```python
OUT_RAW, OUT_RENAME, OUT_NEW = 0, 1, 2
W_SORT, W_INDEX, W_ASYNC, W_MEMORY = 1, 2, 4, 8
# ... 74 lines not shown
    "ccio_merge_bams": (C.c_int, [C.c_char_p, P, C.c_int, C.c_int, C.c_int]),
    "ccio_write_bam_ex": (C.c_int, [C.c_char_p, P, P, C.c_int64, P, P, C.c_int, P, P, P, P, C.c_int, C.c_int, C.c_int,
                                    C.POINTER(P)]),
    "ccio_sort_bam_ex": (C.c_int, [C.c_char_p, C.c_char_p, C.c_int, C.c_int, C.c_int]),
    "ccio_merge_handles": (C.c_int, [C.c_char_p, P, C.c_int, C.c_int, C.c_int, C.c_int, C.POINTER(P)]),
    "ccio_concat_bams": (C.c_int, [C.c_char_p, P, C.c_int, C.c_int, C.c_int]),
    "ccio_index_bam": (C.c_int, [C.c_char_p]),
    "ccio_extract_barcodes": (C.c_int, [C.c_char_p, C.c_char_p, C.c_char_p, C.c_char_p, P, C.c_int32, C.c_int, P, P,
                                        P, P]),
    "ccio_fq_open": (P, [C.c_char_p, C.c_char_p, C.c_int32, C.c_int]),
    "ccio_fq_close": (None, [P]),
    "ccio_fq_info": (C.c_int, [P, i64p, i32p]),
    "ccio_fq_heads": (C.c_int, [P, C.c_int32, P, P, P, P]),
    "ccio_fq_write": (C.c_int, [P, C.c_char_p, C.c_int, P, P, C.c_int32, P, P, P, P, P, C.c_int32, C.c_int]),
    "ccio_bam_open_regions": (P, [C.c_char_p, C.c_int32, P, P, P, C.c_int]),
    "ccio_bam_cores": (C.c_int, [P, P, P, P, P, P]),
    "ccio_bam_pack": (C.c_int64, [P, C.c_int64, P, P, C.c_int64]),
    "ccio_bam_combine": (P, [P, P, C.c_int32, P, P, C.c_int32, C.c_int, C.c_int]),
    "ccio_bam_origin": (C.c_int, [P, P]),
    "ccio_bam_write_all": (C.c_int, [C.c_char_p, P, C.c_int, C.c_int]),
    "ccio_bam_write_ex": (C.c_int, [C.c_char_p, P, C.c_int, C.c_int, C.c_int]),
    "ccio_bam_route": (P, [P, P, C.c_int32, P, P, C.c_int32, C.c_int, C.c_int]),
    "ccio_bam_is_sorted": (C.c_int, [P, C.c_int]),
    "ccio_region_stream": (C.c_int64, [C.c_int64, P, P, C.c_int32, C.c_int32, P, P, P, P, P]),
    "ccio_stream_sent": (C.c_int, [C.c_int64, P, P, P, P, P, P, C.c_int32, P, P, P, C.c_int32, P, P, C.c_int32, P, P]),
    "ccio_bai_mapped": (C.c_int64, [C.c_char_p]),
    "ccio_bai_region_bytes": (C.c_int, [C.c_char_p, C.c_int32, P, P, P, P]),
    "ccio_write_columns": (C.c_int, [C.c_char_p, C.c_char_p, C.c_int32, P, P, C.c_int64, P, P, P, P, P, P, P, P,
                                     P, P, P, P, C.c_int32, P, P, P, P, C.c_int, C.c_int]),
}

AMD_SIGS = {
    "cc_create": (C.c_int, [C.c_int, C.POINTER(P)]),
    "cc_destroy": (C.c_int, [P]),
    "cc_last_error": (C.c_char_p, [P]),
    "cc_host_alloc": (P, [P, C.c_uint64]),
    "cc_host_free": (None, [P, P]),
    "cc_set_profiling": (C.c_int, [P, C.c_int]),
    "cc_profile_only": (C.c_int, [P, C.c_char_p]),
    "cc_kernel_times": (C.c_int, [P, C.c_char_p, C.c_int, P, P, C.c_int]),
    "cc_synchronize": (C.c_int, [P]),
    "cc_bgzf_deflate": (C.c_int64, [P, P, C.c_uint64, P, C.c_uint64, P, C.c_int64]),
    "cc_bgzf_hook": (C.c_int, [P, C.POINTER(P), C.POINTER(P)]),
    "cc_defer": (C.c_int, [P, C.c_int]),
    "cc_commit": (C.c_int, [P]),
    "cc_debug_skew_plan": (C.c_int, [P, C.c_int32, C.c_char_p, C.c_int64]),
    "cc_debug_build": (C.c_int, []),
    "cc_launch_count": (C.c_int64, []),
    "cc_table_upload": (C.c_int, [P, C.POINTER(cc_records), C.c_int32, i32p]),
    "cc_table_free": (C.c_int, [P, C.c_int32]),
    "cc_table_derive": (C.c_int, [P, C.c_int32]),
    "cc_table_fetch": (C.c_int64, [P, C.c_int32, C.c_char_p, P, C.c_int64]),
    "cc_guard_reruns": (C.c_int64, [P]),
    "cc_debug_poison": (C.c_int, [P, C.c_int32, C.c_char_p, C.c_int64, C.c_int32]),
    "cc_read_bam": (C.c_int, [P, C.c_int32, C.c_int64, P, P, C.c_int32, P, C.POINTER(cc_read_bam_params), i32p]),
    "cc_read_bam_rerun": (C.c_int, [P, C.c_int32, C.c_uint64]),
    "cc_group_counters": (C.c_int, [P, C.c_int32, P]),
    "cc_group_free": (C.c_int, [P, C.c_int32]),
    "cc_consensus_maker": (C.c_int, [P, C.c_int32, C.c_double, i64p]),
    "cc_duplex_consensus": (C.c_int, [P, C.c_int32, P, C.c_int32, i64p]),
    "cc_singleton_correction": (C.c_int, [P, C.c_int32, C.c_int32, P, C.c_int32, i64p]),
    "cc_fetch": (C.c_int64, [P, C.c_int32, C.c_char_p, P, C.c_int64]),
    "cc_sscs_vote": (C.c_int, [P, C.c_int32, P, P, C.c_int64, C.c_double, P, P, P, C.c_int32]),
    "cc_pair_vote": (C.c_int, [P, C.c_int32, C.c_int32, C.c_int32, P, P, C.c_int64, P, P, P, C.c_int32]),
    "cc_group": (C.c_int, [P, C.c_int64, P, C.c_int32, P, P, i64p]),
    "cc_duplex_join": (C.c_int, [P, C.c_int32, C.c_int64, P, P, C.c_int64, P, C.c_int32, P, P, C.c_int32, P,
                                 C.c_int32, P, P, P, P, C.c_int32]),
    "cc_extract_barcodes": (C.c_int, [P, C.c_int64, P, P, P, P, C.c_char_p, P, C.c_int32, P, P, P, P, P, P, P, P, P]),
    "cc_comm_unique_id": (C.c_int, [C.c_char_p, C.c_int32]),
    "cc_comm_init": (C.c_int, [P, C.c_int32, C.c_int32, C.c_char_p, C.POINTER(P)]),
    "cc_comm_destroy": (C.c_int, [P]),
    "cc_reduce_stats": (C.c_int, [P, P, P, C.c_int32, P, P, C.c_int32]),
    "cc_allreduce_max": (C.c_int, [P, P, P, C.c_int32]),
}


def _bind(lib, sigs):
    for name, (res, args) in sigs.items():
        fn = getattr(lib, name)
        fn.restype = res
        fn.argtypes = args
    return lib


def io():
    global _io
    if _io is None:
        path = os.path.join(LIBDIR, "libccio.so")
        if not os.path.exists(path):
            raise ImportError("libccio.so not built; run __graft_entry__.build()")
        _io = _bind(C.CDLL(path), IO_SIGS)
    return _io


def amd_path():
    return os.environ.get("CCAMD_LIB") or os.path.join(LIBDIR, "libccamd.so")


def lib_sha(path=None):
    import hashlib
    h = hashlib.sha256()
    with open(path or amd_path(), "rb") as f:
        for blk in iter(lambda: f.read(1 << 20), b""):
            h.update(blk)
    return h.hexdigest()[:16]

# ... 18 lines not shown
```

include/consensuscruncher_amd.h:

```cpp
#ifndef CONSENSUSCRUNCHER_AMD_H
#define CONSENSUSCRUNCHER_AMD_H

#include <stdint.h>

#ifdef __cplusplus
extern "C" {
#endif

#define CC_OK 0
#define CC_E_INVALID -1
#define CC_E_HIP -2
#define CC_E_N_HIGHQ -3
#define CC_E_BAD_BASE -4
#define CC_E_SHORT_READ -5
#define CC_E_NO_QUAL -6
#define CC_E_NO_CIGAR -7
#define CC_E_DUP_QNAME -8
#define CC_E_AMBIGUOUS -9
#define CC_E_COLLISION -10
#define CC_E_UNSUPPORTED -11
#define CC_E_KEYERROR -12
#define CC_E_REPLAY -13
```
+===+
# WHAT THE TASK ASKS
A single figure is the whole answer: the number of lines in the material above that contain "LIBDIR".

# EXERCISE RESULT
2